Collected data
◇ ◇ ◇ ◇ ◇ ◇ ◇
diff --git a/tardis_amd/csrc/mc_device.hpp b/tardis_amd/csrc/mc_device.hpp
--- a/tardis_amd/csrc/mc_device.hpp
+++ b/tardis_amd/csrc/mc_device.hpp
@@ -134,6 +134,7 @@
     const unsigned *hot_sec;
     const int2 *blk_tab;
     unsigned hot_stride;
+    int walk_q;
     double *jblue_t, *edot_t;
     long long est_copy_stride;
     unsigned long long *next_packet;
diff --git a/tardis_amd/csrc/propagate_plan.hpp b/tardis_amd/csrc/propagate_plan.hpp
--- a/tardis_amd/csrc/propagate_plan.hpp
+++ b/tardis_amd/csrc/propagate_plan.hpp
@@ -9,7 +9,7 @@
 constexpr int DBG_LONG_INSTANTIATIONS = 1048576;
 constexpr int DBG_NO_SCREENING = 33554432;
 constexpr int DBG_SKIP_FALLBACK = 536870912;
-constexpr int DBG_WAVE_COUNTERS = 1 | 2 | 4 | 16 | 32 | 16384 | 32768 | 65536 | 131072 | 524288 | 2097152 | 4194304 | 8388608 | 16777216 | 134217728 | 268435456;
+constexpr int DBG_WAVE_COUNTERS = 1 | 2 | 4 | 16 | 32 | 16384 | 32768 | 65536 | 131072 | 262144 | 524288 | 2097152 | 4194304 | 8388608 | 16777216 | 134217728 | 268435456;
 constexpr int DBG_FP64_WALKS = DBG_WALK_LANE_FP64 | DBG_WALK_GROUP_FP64;
 constexpr int DBG_WAVE_CROSS_CHECK = DBG_FP64_WALKS | DBG_LONG_INSTANTIATIONS | DBG_WAVE_COUNTERS;
 
diff --git a/tardis_amd/csrc/propagate_wave.hpp b/tardis_amd/csrc/propagate_wave.hpp
--- a/tardis_amd/csrc/propagate_wave.hpp
+++ b/tardis_amd/csrc/propagate_wave.hpp
@@ -13,7 +13,7 @@
 constexpr int WV_RING = 8, WV_RING_VPK = 16;
 enum : int { WS_NEED_PACKET = 0, WS_NEED_TRACE = 1, WS_SWEEP = 2, WS_DONE = 3, WS_WALK = 4, WS_VOLLEY = 5, WS_VCARRY = 6 };
 constexpr int RES_PENDING = -1;
-constexpr int WV_DBG_FLAGS = 1 | 2 | 4 | 16 | 32 | 16384 | 32768 | 65536 | 131072 | 524288 | 2097152 | 4194304 | 8388608 | 16777216 | 134217728 | 268435456;
+constexpr int WV_DBG_FLAGS = 1 | 2 | 4 | 16 | 32 | 16384 | 32768 | 65536 | 131072 | 262144 | 524288 | 2097152 | 4194304 | 8388608 | 16777216 | 134217728 | 268435456;
 constexpr int WV_RESERVE = 32;
 
 struct WaveShared {
@@ -120,6 +120,7 @@
     int sweep_skip;
     unsigned sk_ct_off, sk_pn_off;
     double sk_margin;
+    int walk_cold_batch;
 };
 
 __global__ void __launch_bounds__(64) late_list_kernel(const LaneSave *__restrict__ save, const WaveSave *__restrict__ wsave, int waves, long long first, long long end,
@@ -733,6 +734,7 @@
     constexpr bool DBG = XWALK;
     unsigned dbg_rounds = 0;
     unsigned long long dbg_vsteps = 0, dbg_vbusy = 0;
+    unsigned dbg_walk_hi = 0;
     unsigned dbg_walk = 0;
     bool s_active = false, s_fast = false;
     int s_line = 0;
@@ -1058,17 +1060,33 @@
             bool redo = false;
             double event = 0.0;
             if (resumed && mb1 >= 0 && (mb1 & WALK_REDO)) { redo = true; mb1 &= ~WALK_REDO; event = sh.tau_event[lane]; }
+            const int cold_k = (LS && !VPK) ? W->walk_cold_batch : 0;
+            unsigned long long moved = 0;
+            bool last_round = false;
             for (int round = 0;; ++round) {
                 const unsigned long long walking = __ballot(in_macro);
-                if (!walking) break;
-                if ((!VPK || !LS) && round > 0 && __popcll(walking) <= walk_cut && __ballot(!in_macro && state != WS_DONE)) break;
-                refill(__ballot(in_macro && !redo && r_cnt < 1), seeded_states);
+                if (!walking || last_round) break;
+                const bool cut = (!VPK || !LS) && round > 0 && __popcll(walking) <= walk_cut && __ballot(!in_macro && state != WS_DONE);
+                bool act = in_macro;
+                if (cold_k > 0) {
+                    if (cut) {
+                        if (!(walking & ~moved)) break;
+                        act = in_macro && !((moved >> lane) & 1ull);
+                        last_round = true;
+                    } else {
+                        const unsigned long long cold_w = __ballot(in_macro && mb1 >= 0);
+                        const bool cold_round = cold_w == walking || __popcll(cold_w) >= cold_k;
+                        act = in_macro && ((mb1 >= 0) == cold_round);
+                    }
+                    moved |= __ballot(act);
+                } else if (cut) break;
+                refill(__ballot(act && !redo && r_cnt < 1), seeded_states);
                 unsigned x = 0;
-                if (in_macro) {
+                if (act) {
                     if (!redo) event = draw();
                     x = (unsigned)(event * 65536.0);
                 }
-                const bool hot = in_macro && mb1 < 0, cold = in_macro && mb1 >= 0;
+                const bool hot = act && mb1 < 0, cold = act && mb1 >= 0;
                 int q_lo = 0, q_hi = cold ? (mb1 + 7) >> 3 : 0;
                 const MC_G unsigned short *__restrict__ blk = glob(P.cum16) + ((size_t)p.shell * P.cum16_stride + (unsigned)(cold ? mb0 : 0));
                 if (DBG && (H.debug_flags & 16384)) dbg_walk += (unsigned)__popcll(__ballot(cold && mb1 > 8 * WALK_WINDOW_QUADS));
◇ ◇ ◇ ◇ ◇ ◇ ◇
Task objective => Write out each record exactly, without addition or omission.

Exercise output =>
diff --git a/tardis_amd/csrc/mc_device.hpp b/tardis_amd/csrc/mc_device.hpp
--- a/tardis_amd/csrc/mc_device.hpp
+++ b/tardis_amd/csrc/mc_device.hpp
@@ -134,6 +134,7 @@
     const unsigned *hot_sec;
     const int2 *blk_tab;
     unsigned hot_stride;
+    int walk_q;
     double *jblue_t, *edot_t;
     long long est_copy_stride;
     unsigned long long *next_packet;
diff --git a/tardis_amd/csrc/propagate_plan.hpp b/tardis_amd/csrc/propagate_plan.hpp
--- a/tardis_amd/csrc/propagate_plan.hpp
+++ b/tardis_amd/csrc/propagate_plan.hpp
@@ -9,7 +9,7 @@
 constexpr int DBG_LONG_INSTANTIATIONS = 1048576;
 constexpr int DBG_NO_SCREENING = 33554432;
 constexpr int DBG_SKIP_FALLBACK = 536870912;
-constexpr int DBG_WAVE_COUNTERS = 1 | 2 | 4 | 16 | 32 | 16384 | 32768 | 65536 | 131072 | 524288 | 2097152 | 4194304 | 8388608 | 16777216 | 134217728 | 268435456;
+constexpr int DBG_WAVE_COUNTERS = 1 | 2 | 4 | 16 | 32 | 16384 | 32768 | 65536 | 131072 | 262144 | 524288 | 2097152 | 4194304 | 8388608 | 16777216 | 134217728 | 268435456;
 constexpr int DBG_FP64_WALKS = DBG_WALK_LANE_FP64 | DBG_WALK_GROUP_FP64;
 constexpr int DBG_WAVE_CROSS_CHECK = DBG_FP64_WALKS | DBG_LONG_INSTANTIATIONS | DBG_WAVE_COUNTERS;
 
diff --git a/tardis_amd/csrc/propagate_wave.hpp b/tardis_amd/csrc/propagate_wave.hpp
--- a/tardis_amd/csrc/propagate_wave.hpp
+++ b/tardis_amd/csrc/propagate_wave.hpp
@@ -13,7 +13,7 @@
 constexpr int WV_RING = 8, WV_RING_VPK = 16;
 enum : int { WS_NEED_PACKET = 0, WS_NEED_TRACE = 1, WS_SWEEP = 2, WS_DONE = 3, WS_WALK = 4, WS_VOLLEY = 5, WS_VCARRY = 6 };
 constexpr int RES_PENDING = -1;
-constexpr int WV_DBG_FLAGS = 1 | 2 | 4 | 16 | 32 | 16384 | 32768 | 65536 | 131072 | 524288 | 2097152 | 4194304 | 8388608 | 16777216 | 134217728 | 268435456;
+constexpr int WV_DBG_FLAGS = 1 | 2 | 4 | 16 | 32 | 16384 | 32768 | 65536 | 131072 | 262144 | 524288 | 2097152 | 4194304 | 8388608 | 16777216 | 134217728 | 268435456;
 constexpr int WV_RESERVE = 32;
 
 struct WaveShared {
@@ -120,6 +120,7 @@
     int sweep_skip;
     unsigned sk_ct_off, sk_pn_off;
     double sk_margin;
+    int walk_cold_batch;
 };
 
 __global__ void __launch_bounds__(64) late_list_kernel(const LaneSave *__restrict__ save, const WaveSave *__restrict__ wsave, int waves, long long first, long long end,
@@ -733,6 +734,7 @@
     constexpr bool DBG = XWALK;
     unsigned dbg_rounds = 0;
     unsigned long long dbg_vsteps = 0, dbg_vbusy = 0;
+    unsigned dbg_walk_hi = 0;
     unsigned dbg_walk = 0;
     bool s_active = false, s_fast = false;
     int s_line = 0;
@@ -1058,17 +1060,33 @@
             bool redo = false;
             double event = 0.0;
             if (resumed && mb1 >= 0 && (mb1 & WALK_REDO)) { redo = true; mb1 &= ~WALK_REDO; event = sh.tau_event[lane]; }
+            const int cold_k = (LS && !VPK) ? W->walk_cold_batch : 0;
+            unsigned long long moved = 0;
+            bool last_round = false;
             for (int round = 0;; ++round) {
                 const unsigned long long walking = __ballot(in_macro);
-                if (!walking) break;
-                if ((!VPK || !LS) && round > 0 && __popcll(walking) <= walk_cut && __ballot(!in_macro && state != WS_DONE)) break;
-                refill(__ballot(in_macro && !redo && r_cnt < 1), seeded_states);
+                if (!walking || last_round) break;
+                const bool cut = (!VPK || !LS) && round > 0 && __popcll(walking) <= walk_cut && __ballot(!in_macro && state != WS_DONE);
+                bool act = in_macro;
+                if (cold_k > 0) {
+                    if (cut) {
+                        if (!(walking & ~moved)) break;
+                        act = in_macro && !((moved >> lane) & 1ull);
+                        last_round = true;
+                    } else {
+                        const unsigned long long cold_w = __ballot(in_macro && mb1 >= 0);
+                        const bool cold_round = cold_w == walking || __popcll(cold_w) >= cold_k;
+                        act = in_macro && ((mb1 >= 0) == cold_round);
+                    }
+                    moved |= __ballot(act);
+                } else if (cut) break;
+                refill(__ballot(act && !redo && r_cnt < 1), seeded_states);
                 unsigned x = 0;
-                if (in_macro) {
+                if (act) {
                     if (!redo) event = draw();
                     x = (unsigned)(event * 65536.0);
                 }
-                const bool hot = in_macro && mb1 < 0, cold = in_macro && mb1 >= 0;
+                const bool hot = act && mb1 < 0, cold = act && mb1 >= 0;
                 int q_lo = 0, q_hi = cold ? (mb1 + 7) >> 3 : 0;
                 const MC_G unsigned short *__restrict__ blk = glob(P.cum16) + ((size_t)p.shell * P.cum16_stride + (unsigned)(cold ? mb0 : 0));
                 if (DBG && (H.debug_flags & 16384)) dbg_walk += (unsigned)__popcll(__ballot(cold && mb1 > 8 * WALK_WINDOW_QUADS));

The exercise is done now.